(ACTIVITY) Using the records below, filter for lines that contain the string "diff" and copy them out.

---------------

diff --git a/flashy_amd/ops/__init__.py b/flashy_amd/ops/__init__.py
--- a/flashy_amd/ops/__init__.py
+++ b/flashy_amd/ops/__init__.py
@@ -707,6 +707,42 @@
                            bsums.data_ptr(), dx.data_ptr(), M, C, _stream())
 
 
+BN_BWD_SMALL_FORMS = {"chain": 0, "regs8": 1}
+
+
+def bn_small_plan(M: int, C: int) -> tp.Tuple[str, str]:
+    fwd, bwd = require().bn_small_plan(M, C)
+    names = {v: k for k, v in BN_BWD_SMALL_FORMS.items()}
+    return ("small" if fwd else "chain"), names[bwd]
+
+
+def bn_fwd_small(partials, msplit: int, gamma, beta, rmean, rvar, work, x,
+                 res, y, M: int, C: int, eps: float, momentum: float,
+                 update_running: bool, relu: bool, slope: float = 0.0) -> None:
+    assert x.is_contiguous() and y.is_contiguous() and x.numel() == M * C
+    assert res is None or res.is_contiguous()
+    require().bn_fwd_small(
+        partials.data_ptr(), msplit, gamma.data_ptr(), beta.data_ptr(),
+        rmean.data_ptr(), rvar.data_ptr(), work.data_ptr(), x.data_ptr(),
+        res.data_ptr() if res is not None else 0, y.data_ptr(), M, C, eps,
+        momentum, update_running, relu, slope, 1, _stream())
+
+
+def bn_bwd_small(dy, y, x, work, dz, dgamma, dbeta, dx, M: int, C: int,
+                 relu: bool, slope: float = 0.0, write_dz: bool = True,
+                 form: str = "regs8") -> None:
+    assert all(t.is_contiguous() for t in (dy, y, x, dx))
+    assert x.numel() == M * C
+    assert dz.is_contiguous() if write_dz else True
+    if form == "chain":
+        raise ValueError("bn_bwd_small: 'chain' is not a single-kernel form")
+    require().bn_bwd_small(
+        dy.data_ptr(), y.data_ptr(), x.data_ptr(), work.data_ptr(),
+        dz.data_ptr() if dz is not None else 0, dgamma.data_ptr(),
+        dbeta.data_ptr(), dx.data_ptr(),
+        M, C, relu, slope, write_dz, BN_BWD_SMALL_FORMS[form], _stream())
+
+
 
 def cross_entropy_fwd_bwd(logits: torch.Tensor, target: torch.Tensor,
                           dlogits: torch.Tensor, loss_sum: torch.Tensor,
diff --git a/flashy_amd/ops/csrc/batchnorm.hip b/flashy_amd/ops/csrc/batchnorm.hip
--- a/flashy_amd/ops/csrc/batchnorm.hip
+++ b/flashy_amd/ops/csrc/batchnorm.hip
@@ -78,6 +78,32 @@
     *s2_out = red[1][0][ch];
 }
 
+__device__ __forceinline__ void bn_finalize_channel(
+        float s, float s2, int c,
+        const float* __restrict__ gamma, const float* __restrict__ beta,
+        float* __restrict__ running_mean, float* __restrict__ running_var,
+        float* __restrict__ work, int64_t M, int C,
+        float eps, float momentum, int update_running,
+        float* scale_out, float* shift_out) {
+    const float mean = s / (float)M;
+    float var = s2 / (float)M - mean * mean;
+    var = fmaxf(var, 0.f);
+    const float invstd = rsqrtf(var + eps);
+    const float scale = gamma[c] * invstd;
+    const float shift = beta[c] - mean * scale;
+    work[c] = mean;
+    work[C + c] = invstd;
+    work[2 * C + c] = scale;
+    work[3 * C + c] = shift;
+    if (update_running) {
+        running_mean[c] += momentum * (mean - running_mean[c]);
+        const float unbiased = M > 1 ? var * (float)M / (float)(M - 1) : var;
+        running_var[c] += momentum * (unbiased - running_var[c]);
+    }
+    *scale_out = scale;
+    *shift_out = shift;
+}
+
 __global__ void __launch_bounds__(256)
 k_bn_finalize(const float* __restrict__ partials, int msplit,
               const float* __restrict__ gamma,
@@ -89,21 +115,10 @@
     float s, s2;
     combine_partials8(partials, msplit, C, &s, &s2);
     if (threadIdx.x >= 8) return;
-    const int c = blockIdx.x * 8 + threadIdx.x;
-    const float mean = s / (float)M;
-    float var = s2 / (float)M - mean * mean;
-    var = fmaxf(var, 0.f);
-    const float invstd = rsqrtf(var + eps);
-    const float scale = gamma[c] * invstd;
-    work[c] = mean;
-    work[C + c] = invstd;
-    work[2 * C + c] = scale;
-    work[3 * C + c] = beta[c] - mean * scale;
-    if (update_running) {
-        running_mean[c] += momentum * (mean - running_mean[c]);
-        const float unbiased = M > 1 ? var * (float)M / (float)(M - 1) : var;
-        running_var[c] += momentum * (unbiased - running_var[c]);
-    }
+    float scale, shift;
+    bn_finalize_channel(s, s2, blockIdx.x * 8 + threadIdx.x, gamma, beta,
+                        running_mean, running_var, work, M, C, eps, momentum,
+                        update_running, &scale, &shift);
 }
 
 
@@ -138,6 +153,24 @@
 }
 
 template <bool RELU, bool RES>
+__device__ __forceinline__ uint16_t bn_apply_elem(uint16_t x, uint16_t r,
+                                                  float sc, float sh,
+                                                  float slope) {
+    float v = fmaf(bf16_to_f32(x), sc, sh);
+    if (RES) v += bf16_to_f32(r);
+    if (RELU) v = v > 0.f ? v : slope * v;
+    return f32_to_bf16(v);
+}
+
+__device__ __forceinline__ uint16_t bn_bwd_dx_elem(uint16_t dz, uint16_t x,
+                                                   float mn, float is, float sc,
+                                                   float b0, float b1) {
+    const float xhat = (bf16_to_f32(x) - mn) * is;
+    const float g = bf16_to_f32(dz);
+    return f32_to_bf16(sc * (g - b0 - xhat * b1));
+}
+
+template <bool RELU, bool RES>
 __global__ void __launch_bounds__(256)
 k_bn_apply_c64(const uint16_t* __restrict__ x, const uint16_t* __restrict__ res,
                uint16_t* __restrict__ y, const float* __restrict__ work,
@@ -159,12 +192,10 @@
         if (RES) rv = *reinterpret_cast<const short8*>(res + off);
         short8 out;
 #pragma unroll
-        for (int j = 0; j < 8; ++j) {
-            float v = fmaf(bf16_to_f32(((const uint16_t*)&xv)[j]), sc[j], sh[j]);
-            if (RES) v += bf16_to_f32(((const uint16_t*)&rv)[j]);
-            if (RELU) v = v > 0.f ? v : slope * v;
-            ((uint16_t*)&out)[j] = f32_to_bf16(v);
-        }
+        for (int j = 0; j < 8; ++j)
+            ((uint16_t*)&out)[j] = bn_apply_elem<RELU, RES>(
+                ((const uint16_t*)&xv)[j], ((const uint16_t*)&rv)[j],
+                sc[j], sh[j], slope);
         *reinterpret_cast<short8*>(y + off) = out;
     }
 }
@@ -196,13 +227,10 @@
         short8 xv = *reinterpret_cast<const short8*>(x + off);
         short8 out;
 #pragma unroll
-        for (int j = 0; j < 8; ++j) {
-            const float xhat = (bf16_to_f32(((const uint16_t*)&xv)[j]) - mn[j])
-                               * is[j];
-            const float g = bf16_to_f32(((const uint16_t*)&gz)[j]);
-            ((uint16_t*)&out)[j] =
-                f32_to_bf16(sc[j] * (g - b0[j] - xhat * b1[j]));
-        }
+        for (int j = 0; j < 8; ++j)
+            ((uint16_t*)&out)[j] = bn_bwd_dx_elem(
+                ((const uint16_t*)&gz)[j], ((const uint16_t*)&xv)[j],
+                mn[j], is[j], sc[j], b0[j], b1[j]);
         *reinterpret_cast<short8*>(dx + off) = out;
     }
 }
@@ -320,6 +348,185 @@
             ((uint16_t*)&out)[j] = f32_to_bf16(v);
         }
         *reinterpret_cast<short8*>(dx + i * 8) = out;
+    }
+}
+
+
+template <bool RELU, bool RES>
+__global__ void __launch_bounds__(256)
+k_bn_fwd_small(const float* __restrict__ partials, int msplit,
+               const float* __restrict__ gamma, const float* __restrict__ beta,
+               float* __restrict__ running_mean,
+               float* __restrict__ running_var, float* __restrict__ work,
+               const uint16_t* __restrict__ x, const uint16_t* __restrict__ res,
+               uint16_t* __restrict__ y, int64_t M, int C, float eps,
+               float momentum, int update_running, float slope) {
+    const int c0 = blockIdx.x * 8;
+    short8 xv[4] = {}, rv[4] = {};
+#pragma unroll
+    for (int r = 0; r < 4; ++r) {
+        const int64_t m = threadIdx.x + 256 * r;
+        if (m < M) {
+            xv[r] = *reinterpret_cast<const short8*>(x + m * C + c0);
+            if (RES) rv[r] = *reinterpret_cast<const short8*>(res + m * C + c0);
+        }
+    }
+    float s, s2;
+    combine_partials8(partials, msplit, C, &s, &s2);
+    __shared__ float coef[2][8];
+    if (threadIdx.x < 8) {
+        float scale, shift;
+        bn_finalize_channel(s, s2, c0 + threadIdx.x, gamma, beta, running_mean,
+                            running_var, work, M, C, eps, momentum,
+                            update_running, &scale, &shift);
+        coef[0][threadIdx.x] = scale;
+        coef[1][threadIdx.x] = shift;
+    }
+    __syncthreads();
+    float sc[8], sh[8];
+#pragma unroll
+    for (int j = 0; j < 8; ++j) {
+        sc[j] = coef[0][j];
+        sh[j] = coef[1][j];
+    }
+#pragma unroll
+    for (int r = 0; r < 4; ++r) {
+        const int64_t m = threadIdx.x + 256 * r;
+        if (m < M) {
+            short8 out;
+#pragma unroll
+            for (int j = 0; j < 8; ++j)
+                ((uint16_t*)&out)[j] = bn_apply_elem<RELU, RES>(
+                    ((const uint16_t*)&xv[r])[j], ((const uint16_t*)&rv[r])[j],
+                    sc[j], sh[j], slope);
+            *reinterpret_cast<short8*>(y + m * C + c0) = out;
+        }
+    }
+    for (int64_t m = threadIdx.x + 1024; m < M; m += 256) {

---------------

(TASK ANSWER)
diff --git a/flashy_amd/ops/__init__.py b/flashy_amd/ops/__init__.py
diff --git a/flashy_amd/ops/csrc/batchnorm.hip b/flashy_amd/ops/csrc/batchnorm.hip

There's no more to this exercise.